#pragma unroll
    for (int j = 0; j < RING - 1; ++j)
        if (t_begin + j < t_end) gload(src_stage(j), j);
    asm volatile("s_waitcnt vmcnt(0)" ::: "memory");
    __syncthreads();
    auto sync_point = [&](int j) {
        if constexpr (!(PROBE & 8)) {
            if (AHEAD >= 2 && t_begin + j + 3 < t_end) asm volatile("s_waitcnt vmcnt(%0)" ::"n"(LD) : "memory");
            else asm volatile("s_waitcnt vmcnt(0)" ::: "memory");
            __builtin_amdgcn_s_barrier();
        }
        if (t_begin + j + RING - 1 < t_end) gload(src_stage(j + RING - 1), (j + RING - 1) % RING);
    };

    f32x16 o[2], sacc[2];
    half8 Ph[2][2];
#pragma unroll
    for (int d = 0; d < 2; ++d)
#pragma unroll
        for (int r = 0; r < 16; ++r) o[d][r] = 0.f;
#pragma unroll
    for (int c = 0; c < 2; ++c)
#pragma unroll
        for (int m = 0; m < 2; ++m) Ph[c][m] = half8{0, 0, 0, 0, 0, 0, 0, 0};
    float m_run = 0.f, l_run = 0.f, l_a = 0.f, l_b = 0.f;
    f32x16 negm16 = {0.f, 0.f, 0.f, 0.f, 0.f, 0.f, 0.f, 0.f, 0.f, 0.f, 0.f, 0.f, 0.f, 0.f, 0.f, 0.f};
    half8 kf[4], vh[2];
    i32x8 k8h, k8l;
    if constexpr (PROBE & 16) { kf[0] = qh[0]; kf[1] = qh[1]; kf[2] = qh[2]; kf[3] = qh[3]; k8h = q8h; k8l = q8l; vh[0] = qh[0]; vh[1] = qh[1]; }
    const int ksw = (li >> 1) & 7;

    auto load_k16 = [&](int n) {
        if constexpr (PROBE & 16) return;
        const _Float16* Kb = reinterpret_cast<const _Float16*>(stage_of(n) + k16_off(pblk(n)));
#pragma unroll
        for (int s = 0; s < 4; ++s) {
            const int pos = (4 * kh + s) ^ ksw;
            kf[s] = *reinterpret_cast<const half8*>(Kb + li * 64 + pos * 8);
        }
    };
    auto load_k8 = [&](int n) {
        if constexpr ((PROBE & 16) || !MX) return;
        const unsigned char* st = stage_of(n);
        const int pb = pblk(n);
#pragma unroll
        for (int c = 0; c < 2; ++c) {
            const int off = (((pb * 2 + c) * 2 + kh) * 32 + li) * 16;
            const i32x4 hv = *reinterpret_cast<const i32x4*>(st + oK8hi + off);
            const i32x4 lv = *reinterpret_cast<const i32x4*>(st + oK8lo + off);
#pragma unroll
            for (int w = 0; w < 4; ++w) { k8h[4 * c + w] = hv[w]; k8l[4 * c + w] = lv[w]; }
        }
    };
    auto load_v = [&](int n, int m, half8 (&vh)[2]) {
        if constexpr (PROBE & 16) { vh[0] = qh[0]; vh[1] = qh[1]; return; }
        const _Float16* Vb = reinterpret_cast<const _Float16*>(stage_of(n) + v16_off(pblk(n)));
#pragma unroll
        for (int dt = 0; dt < 2; ++dt) {
            const int d = dt * 32 + li;
            const int pos = (2 * m + kh) ^ ((d >> 2) & 3);
            vh[dt] = *reinterpret_cast<const half8*>(Vb + d * 32 + pos * 8);
        }
    };
    auto block_max = [&](const f32x16& S) -> float {
        float m0 = fmaxf(S[0], S[1]), m1 = fmaxf(S[8], S[9]);
#pragma unroll
        for (int r = 2; r < 8; ++r) { m0 = fmaxf(m0, S[r]); m1 = fmaxf(m1, S[8 + r]); }
        return xhalf_max(fmaxf(m0, m1));
    };
    const uint32_t drop_rh = DROP ? drop_rowhash(a.drop_seed, (uint32_t)(bh * a.Lq + q)) : 0u;
    const uint32_t drop_thr = DROP ? drop_threshold(a.drop_p) : 0u;
    const uint32_t drop_rkh = drop_rh ^ (kh ? kDropBit2Part : 0u);
    uint32_t dbase = 0u;
    auto load_drop = [&](int n) {
        if constexpr (DROP) dbase = drop_rkh ^ drop_blockhash((uint32_t)(rev ? 2 * t_end - 1 - n : 2 * t_begin + n));
    };
    typedef float f32x2p __attribute__((ext_vector_type(2)));
    typedef __bf16 bf16x2p __attribute__((ext_vector_type(2)));
    auto pack_sum = [&](float p0, float p1, float& l) -> unsigned {
        if constexpr (KIND == kF16) {
            const half2v hp = __builtin_convertvector(f32x2p{p0, p1}, half2v);
            l = __builtin_amdgcn_fdot2(hp, half2v{(_Float16)1.f, (_Float16)1.f}, l, false);
            return __builtin_bit_cast(unsigned, hp);
        } else {
            const bf16x2p bp = __builtin_convertvector(f32x2p{p0, p1}, bf16x2p);
            l = __builtin_amdgcn_fdot2_f32_bf16(bp, bf16x2p{(__bf16)1.f, (__bf16)1.f}, l, false);
            return __builtin_bit_cast(unsigned, bp);
        }
    };
    auto sm_pair = [&](auto cur, auto jj) {
        if constexpr (PROBE & 1) return;
        constexpr int CUR = decltype(cur)::value, J = decltype(jj)::value, M = J >> 2, W = J & 3;
        const float p0 = __builtin_amdgcn_exp2f(sacc[CUR][2 * J]);
        const float p1 = __builtin_amdgcn_exp2f(sacc[CUR][2 * J + 1]);
        unsigned hw;
        if constexpr ((J & 1) == 0) hw = pack_sum(p0, p1, l_a);
        else hw = pack_sum(p0, p1, l_b);
        if constexpr (DROP)
            hw &= (drop_keep_h(dbase, drop_regpart(2 * J), drop_thr) ? 0xffffu : 0u) | (drop_keep_h(dbase, drop_regpart(2 * J + 1), drop_thr) ? 0xffff0000u : 0u);
        u32x4 h4 = __builtin_bit_cast(u32x4, Ph[CUR][M]);
        h4[W] = hw;
        Ph[CUR][M] = __builtin_bit_cast(half8, h4);
    };
#define PARQ_FENCE() do { if constexpr ((PROBE & 32) != 0) __builtin_amdgcn_sched_barrier(0); } while (0)
    auto step = [&](auto cur, int n) {
        constexpr int CUR = decltype(cur)::value, NXT = CUR ^ 1;
        using IC = std::integral_constant<int, CUR>;
        const int nk = n + 2 < nbk ? n + 2 : nbk - 1;
        load_drop(n);
#define PARQ_Q(i, Bq) if constexpr (!(PROBE & 4)) sacc[NXT] = mfma16<KIND>(kf[i], Bq, (i) == 0 ? negm16 : sacc[NXT]); PARQ_FENCE()
#define PARQ_P(D, Bp) if constexpr (!(PROBE & 2)) o[D] = mfma16<KIND>(vh[D], Bp, o[D]); PARQ_FENCE()
#define PARQ_S(J) sm_pair(IC{}, std::integral_constant<int, J>{}); PARQ_FENCE()
        PARQ_Q(0, qh[0]);
        PARQ_P(0, Ph[NXT][0]);  PARQ_S(0);
        PARQ_Q(1, qh[1]);
        PARQ_P(1, Ph[NXT][0]);  PARQ_S(1);
        load_v(n > 0 ? n - 1 : 0, 1, vh);
        PARQ_FENCE();
        PARQ_Q(2, qh[2]);  PARQ_S(2);
        PARQ_Q(3, qh[3]);
        load_k16(nk);
        PARQ_FENCE();
        PARQ_S(3);
        if constexpr (!(PROBE & 4) && MX) sacc[NXT] = mx64(k8l, q8h, sacc[NXT], kE8Lo, kE8One);
        PARQ_FENCE();
        PARQ_S(4);
        PARQ_P(0, Ph[NXT][1]);  PARQ_S(5);
        if constexpr (!(PROBE & 4) && MX) sacc[NXT] = mx64(k8h, q8l, sacc[NXT], kE8One, kE8Lo);
        PARQ_FENCE();
        load_k8(nk);
        PARQ_FENCE();
        PARQ_S(6);
        PARQ_P(1, Ph[NXT][1]);  PARQ_S(7);
        load_v(n, 0, vh);
        PARQ_FENCE();
#undef PARQ_Q
#undef PARQ_P
#undef PARQ_S
        float mx_lane;
        {
            const f32x16& S = sacc[NXT];
            float m0 = fmaxf(S[0], S[1]), m1 = fmaxf(S[8], S[9]);
#pragma unroll
            for (int r = 2; r < 8; ++r) { m0 = fmaxf(m0, S[r]); m1 = fmaxf(m1, S[8 + r]); }
            mx_lane = fmaxf(m0, m1);
        }
        if (__any(mx_lane > a.defer_log2)) {
            const float mx = xhalf_max(mx_lane);
            const float d = mx > a.defer_log2 ? ceilf(mx) : 0.f;
            const float alpha = __builtin_ldexpf(1.f, -(int)d);
            m_run += d;
            l_run *= alpha;
            l_a *= alpha;
            l_b *= alpha;
#pragma unroll
            for (int dd = 0; dd < 2; ++dd)
#pragma unroll
                for (int r = 0; r < 16; ++r) o[dd][r] *= alpha;
#pragma unroll
            for (int r = 0; r < 16; ++r) { sacc[NXT][r] -= d; negm16[r] = -m_run; }
            if constexpr (KIND == kF16) {
                const _Float16 ah = (_Float16)alpha;
#pragma unroll
                for (int m = 0; m < 2; ++m)
#pragma unroll
                    for (int e = 0; e < 8; ++e) Ph[CUR][m][e] *= ah;
            } else {
#pragma unroll
                for (int m = 0; m < 2; ++m) {
                    bf16x8 bv = __builtin_bit_cast(bf16x8, Ph[CUR][m]);
#pragma unroll
                    for (int e = 0; e < 8; ++e) bv[e] = (__bf16)((float)bv[e] * alpha);
                    Ph[CUR][m] = __builtin_bit_cast(half8, bv);
                }
            }
        }
    };

    if ((a.flags & 1) && __builtin_amdgcn_readfirstlane(threadIdx.x) >= 256) __builtin_amdgcn_s_setprio(1);
    if (nbk > 0) {
        if (active) {
            load_k16(0);
            load_k8(0);
            const f32x16 zero16 = {0.f, 0.f, 0.f, 0.f, 0.f, 0.f, 0.f, 0.f, 0.f, 0.f, 0.f, 0.f, 0.f, 0.f, 0.f, 0.f};
#pragma unroll
            for (int s = 0; s < 4; ++s) sacc[0] = mfma16<KIND>(kf[s], qh[s], s == 0 ? zero16 : sacc[0]);
            if constexpr (MX) {
                sacc[0] = mx64(k8l, q8h, sacc[0], kE8Lo, kE8One);
                sacc[0] = mx64(k8h, q8l, sacc[0], kE8One, kE8Lo);
            }
            m_run = block_max(sacc[0]);
#pragma unroll
            for (int r = 0; r < 16; ++r) { sacc[0][r] -= m_run; negm16[r] = -m_run; }
            load_k16(1);
            load_k8(1);
            load_v(0, 0, vh);
        }
        int n = 0;
        for (; n + 2 < nbk; n += 2) {
            if (active) {
                step(std::integral_constant<int, 0>{}, n);
                step(std::integral_constant<int, 1>{}, n + 1);
            }
            sync_point(n >> 1);
        }
        if (active) {
            step(std::integral_constant<int, 0>{}, n);
            ++n;
            load_drop(n);
#pragma unroll
            for (int m = 0; m < 2; ++m) {
                unsigned hw[4];
#pragma unroll
                for (int e = 0; e < 8; e += 2) {
                    const float p0 = __builtin_amdgcn_exp2f(sacc[1][8 * m + e]), p1 = __builtin_amdgcn_exp2f(sacc[1][8 * m + e + 1]);
                    hw[e >> 1] = pack_sum(p0, p1, l_run);
                    if constexpr (DROP)
                        hw[e >> 1] &= (drop_keep_h(dbase, drop_regpart(8 * m + e), drop_thr) ? 0xffffu : 0u) |
                                      (drop_keep_h(dbase, drop_regpart(8 * m + e + 1), drop_thr) ? 0xffff0000u : 0u);
                }
                Ph[1][m] = __builtin_bit_cast(half8, u32x4{hw[0], hw[1], hw[2], hw[3]});
            }
#pragma unroll
            for (int blk = 0; blk < 2; ++blk)
#pragma unroll
                for (int m = 0; m < 2; ++m) {
                    half8 v2[2];
                    load_v(n - 1 + blk, m, v2);
#pragma unroll
                    for (int dt = 0; dt < 2; ++dt) o[dt] = mfma16<KIND>(v2[dt], Ph[blk][m], o[dt]);
                }
        }
    } else if (active) {
        m_run = -INFINITY;
    }

    if (active) {
        const int64_t pbase = (int64_t)blockIdx.z * a.nsplit + split;
        float* op = a.o_part + pbase * kDH * Lq_pad;
        if constexpr (DROP) {
            const float drop_scale = 1.f / (1.f - a.drop_p);
#pragma unroll
            for (int d = 0; d < 2; ++d)
#pragma unroll
                for (int r = 0; r < 16; ++r) o[d][r] *= drop_scale;
        }
        if (a.flags & 8) {
            __syncthreads();
            float* tr = reinterpret_cast<float*>(smem) + wave * (64 * 36);
#pragma unroll
            for (int d = 0; d < 2; ++d)
#pragma unroll
                for (int r = 0; r < 16; ++r) tr[(d * 32 + mfma32_row(r, lane)) * 36 + (lane & 31)] = o[d][r];
            asm volatile("s_waitcnt lgkmcnt(0)" ::: "memory");
            __builtin_amdgcn_wave_barrier();
            const int q0w = q - (lane & 31);
            typedef unsigned u32x4s __attribute__((ext_vector_type(4)));
            __amdgpu_buffer_rsrc_t rs = __builtin_amdgcn_make_buffer_rsrc((void*)op, 0, 0x7fffffff, 0x00020000);
#pragma unroll
            for (int i = 0; i < 8; ++i) {
                const int idx = i * 64 + lane, dim = idx >> 3, q4 = idx & 7;
                const f32x4 v = *reinterpret_cast<const f32x4*>(tr + dim * 36 + q4 * 4);
                __builtin_amdgcn_raw_buffer_store_b128(__builtin_bit_cast(u32x4s, v), rs, (int)((dim * Lq_pad + q0w + q4 * 4) * 4), 0, 16);
            }
        } else {
#pragma unroll
            for (int d = 0; d < 2; ++d)
#pragma unroll
                for (int r = 0; r < 16; ++r) op[(int64_t)(d * 32 + mfma32_row(r, lane)) * Lq_pad + q] = o[d][r];
        }
        const float l_tot = xhalf_sum(l_run + l_a + l_b);
        if (kh == 0) {
            a.m_part[pbase * Lq_pad + q] = m_run;
            a.l_part[pbase * Lq_pad + q] = l_tot;
        }
    }
}

}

| WHAT NEEDS TO BE DONE |
Your answer should be one number: how many lines in the preceding listing hold "RING".

| TASK RESULT |
2